Par lettre réceptionnée le 6 avril 2020, maitre Céline T. a saisi Monsieur le bâtonnier de l’ordre des avocats de La Rochelle-Rochefort d’une demande de fixation de ses honoraires dus par le couple Jérôme et Katia D.

Par décision prononcée le 4 décembre 2020, le bâtonnier a fixé les honoraires à la somme de 4.800 EUR TTC dont à déduire les acomptes versés, outre les intérêts de retard à courir jusqu’à complet réglement.

Cette décision a été notifiée le 11 décembre 2020 à Jérôme et Katia D. qui ont formé un recours devant la première présidente de la cour d’appel de Poitiers par lettre recommandée avec accusé de réception du 29 décembre 2020.

L’affaire a été appelée à l’audience du 24 juin 2021.

A l’audience le couple D. a comparu personnellement devant la première présidente de la Cour d’appel de Poitiers. Ils ont mandaté Maitre T. aux fins de finalisation d’une transaction avec le constructeur de leur maison. Ils contestent les honoraires réclamés, estimant n’avoir pas été assez informés du montant prévisionnel. Ils sollicitent l’infirmation de la décision du bâtonnier ainsi que la condamnation de Maitre T. à leur verser 1.639.80 EUR TTC sur le fondement de l’article 700 du Code de procédure civile. Jérôme et Katia D. demandent la condamnation de maitre Céline T. à payer la somme de 500 EUR TTC au titre du préjudice moral/harcèlement et la somme de 1.000 EUR TTC au titre du non respect des principes essentiels de la profession d’avocat.

La SELARL C. avocate représente maître T. et sollicite la confirmation de la décision de taxation du bâtonnier. Elle demande à ce que les époux D. soient déboutés de toutes leurs demandes et sollicite leur condamnation à lui payer la somme de 1.000 EUR au titre de l’article 700 du Code de procédure civile.

L’avocate a rédigé dans l’urgence un projet d’assignation en référé, qu’elle facture 1.000 EUR HT. Les clients contestent particulièrement cet aspect de la prestation estimant que l’assignation n’est qu’un « copié-collé » d’un document rédigé par un avocat précédant, que pourtant ils ne versent pas au débat. Si le projet d’assignation démontre la connaissance du dossier, une facturation rapportée à 500 EUR HT correspond mieux à la réalité du travail accompli.

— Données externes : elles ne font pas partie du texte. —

template <int VEC>
__global__ void stats_partial_kernel(const float* __restrict__ x, int cs, int coff, long group_rows, int chunks,
                                     int S, int C, int CB, float* __restrict__ partial, const StatsFinal fin) {
  __shared__ float red[2 * TPB * VEC];
  const int blk = blockIdx.x, cb = blockIdx.y;
  const int cl = threadIdx.x % CB, rl = threadIdx.x / CB, rpi = TPB / CB;
  const int c = (cb * CB + cl) * VEC;
  const int n = blk / chunks, ck = blk - n * chunks;
  const long per = (group_rows + chunks - 1) / chunks;
  const long gend = (long)(n + 1) * group_rows;
  const long r0 = (long)n * group_rows + (long)ck * per;
  const long r1 = (r0 + per < gend) ? r0 + per : gend;
  const long krow = (long)(n % S) * group_rows;
  float s1[VEC], s2[VEC], k[VEC];
#pragma unroll
  for (int e = 0; e < VEC; ++e) { s1[e] = 0.f; s2[e] = 0.f; k[e] = 0.f; }
  if (c < C) {
#pragma unroll
    for (int e = 0; e < VEC; ++e) k[e] = x[krow * cs + coff + c + e];
    long r = r0 + rl;
    if constexpr (VEC == 4) {
      for (; r + 3 * (long)rpi < r1; r += 4 * (long)rpi) {
        f32x4 v[4];
#pragma unroll
        for (int u = 0; u < 4; ++u) v[u] = *reinterpret_cast<const f32x4*>(x + (r + (long)u * rpi) * cs + coff + c);
#pragma unroll
        for (int u = 0; u < 4; ++u)
#pragma unroll
          for (int e = 0; e < 4; ++e) {
            const float d = v[u][e] - k[e];
            s1[e] += d;
            s2[e] = fmaf(d, d, s2[e]);
          }
// ... 9 lines not shown
          s2[e] = fmaf(d, d, s2[e]);
        }
      } else {
        const float d = x[r * cs + coff + c] - k[0];
        s1[0] += d;
        s2[0] = fmaf(d, d, s2[0]);
      }
    }
  }
#pragma unroll
  for (int e = 0; e < VEC; ++e) {
    red[threadIdx.x * VEC + e] = s1[e];
    red[(TPB + threadIdx.x) * VEC + e] = s2[e];
  }
  __syncthreads();
  if (rl == 0 && c < C) {
#pragma unroll
    for (int e = 0; e < VEC; ++e) {
      float t1 = 0.f, t2 = 0.f;
      for (int i = 0; i < rpi; ++i) {
        t1 += red[(i * CB + cl) * VEC + e];
        t2 += red[(TPB + i * CB + cl) * VEC + e];
      }
      if (fin.tickets) {
        sf_store_sc1(partial + ((long)blk * 2 + 0) * C + c + e, t1);
        sf_store_sc1(partial + ((long)blk * 2 + 1) * C + c + e, t2);
      } else {
        partial[((long)blk * 2 + 0) * C + c + e] = t1;
        partial[((long)blk * 2 + 1) * C + c + e] = t2;
      }
    }
  }
  if (!fin.tickets) return;
  if (!sf_ticket_last(fin.tickets + cb, gridDim.x)) return;
  const int P = gridDim.x;
  const int cbase = cb * CB * VEC;
  const int ncg = (C - cbase) < CB * VEC ? (C - cbase) : CB * VEC;
  const int q = threadIdx.x & 3;
  for (int item = threadIdx.x >> 2; item < S * ncg; item += TPB / 4) {
    const int sp = item / ncg, cc = cbase + (item - sp * ncg);
    double s1 = 0.0, s2 = 0.0;
    for (int i = q; i < P; i += 4) {
      if ((i / chunks) % S != sp) continue;
      s1 += (double)partial[((long)i * 2 + 0) * C + cc];
      s2 += (double)partial[((long)i * 2 + 1) * C + cc];
    }
    s1 += __shfl_xor(s1, 1, 64);
    s2 += __shfl_xor(s2, 1, 64);
    s1 += __shfl_xor(s1, 2, 64);
    s2 += __shfl_xor(s2, 2, 64);
    if (q == 0) stats_finish(fin, sp * C + cc, s1, s2, x[(long)sp * group_rows * cs + coff + cc]);
  }
}

__global__ void stats_final_kernel(const float* __restrict__ x, int cs, int coff, long group_rows, int chunks, int S,
                                   const float* __restrict__ partial, int C, int P, double inv_rows, double unbias,
                                   float* __restrict__ mean, float* __restrict__ var,
                                   const float* __restrict__ gamma, const float* __restrict__ beta, float eps,
                                   float momentum, float* __restrict__ run_mean, float* __restrict__ run_var,
                                   float* __restrict__ invstd, float* __restrict__ scale, float* __restrict__ shift) {
  __shared__ double r1[64], r2[64];
  const int o = blockIdx.x;
  const int sp = o / C, c = o - sp * C;
  double s1 = 0.0, s2 = 0.0;
  int i = threadIdx.x;
  if (S == 1) {
    double a1[4] = {0.0, 0.0, 0.0, 0.0}, a2[4] = {0.0, 0.0, 0.0, 0.0};
    for (; i + 192 < P; i += 256) {
      float t1[4], t2[4];
#pragma unroll
      for (int u = 0; u < 4; ++u) {
        t1[u] = partial[((long)(i + 64 * u) * 2 + 0) * C + c];
        t2[u] = partial[((long)(i + 64 * u) * 2 + 1) * C + c];
      }
#pragma unroll
      for (int u = 0; u < 4; ++u) {
        a1[u] += (double)t1[u];
        a2[u] += (double)t2[u];
      }
    }
    s1 = (a1[0] + a1[1]) + (a1[2] + a1[3]);
    s2 = (a2[0] + a2[1]) + (a2[2] + a2[3]);
  }
  for (; i < P; i += 64) {
    if ((i / chunks) % S != sp) continue;
// ... 200 lines not shown
    __syncthreads();
    if (co < (unsigned)it.Cout && c0 + lx < (unsigned)it.cin_pad)
      for (unsigned tap = 0; tap < taps; ++tap)
        it.wp[((long)co * taps + tap) * it.cin_pad + c0 + lx] = seg[ly * pitch + lx * taps + tap];
    return;
  }
  const unsigned Q = (unsigned)it.Cin * (unsigned)it.taps;
  const unsigned tq = (Q + 31u) / 32u;
  const unsigned t = b - nbw;
  const unsigned tco = t / tq, tqi = t - tco * tq;
  const unsigned q0 = tqi * 32u, co0 = tco * 32u;
  const unsigned lx = threadIdx.x & 31u, ly = threadIdx.x >> 5;
#pragma unroll
  for (int k = 0; k < 4; ++k) {
    const unsigned co = co0 + ly + 8u * k, q = q0 + lx;
    tile[ly + 8 * k][lx] = (co < (unsigned)it.Cout && q < Q) ? it.w[(long)co * Q + q] : 0.f;
  }
  __syncthreads();
#pragma unroll
  for (int k = 0; k < 4; ++k) {
    const unsigned q = q0 + ly + 8u * k, co = co0 + lx;
    if (q < Q && co < (unsigned)it.cout_pad) it.wtp[(long)q * it.cout_pad + co] = tile[lx][ly + 8 * k];
  }
}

Les clients relèvent que diverses erreurs ont été commises par leur avocat pendant son mandat. Ils précisent également qu’elle a violé le secret professionnel. Il n’entre pas dans les pouvoirs du juge de l’honoraire de se prononcer sur l’éventuelle faute professionnelle ou la responsabilité civile de l’avocat à l’égard de son client liée au manquement à son devoir de conseil et d’information, ou à une exécution défectueuse de sa prestation. De tels griefs relèvent de la responsabilité professionnelle de l’avocat et non de l’évaluation des honoraires.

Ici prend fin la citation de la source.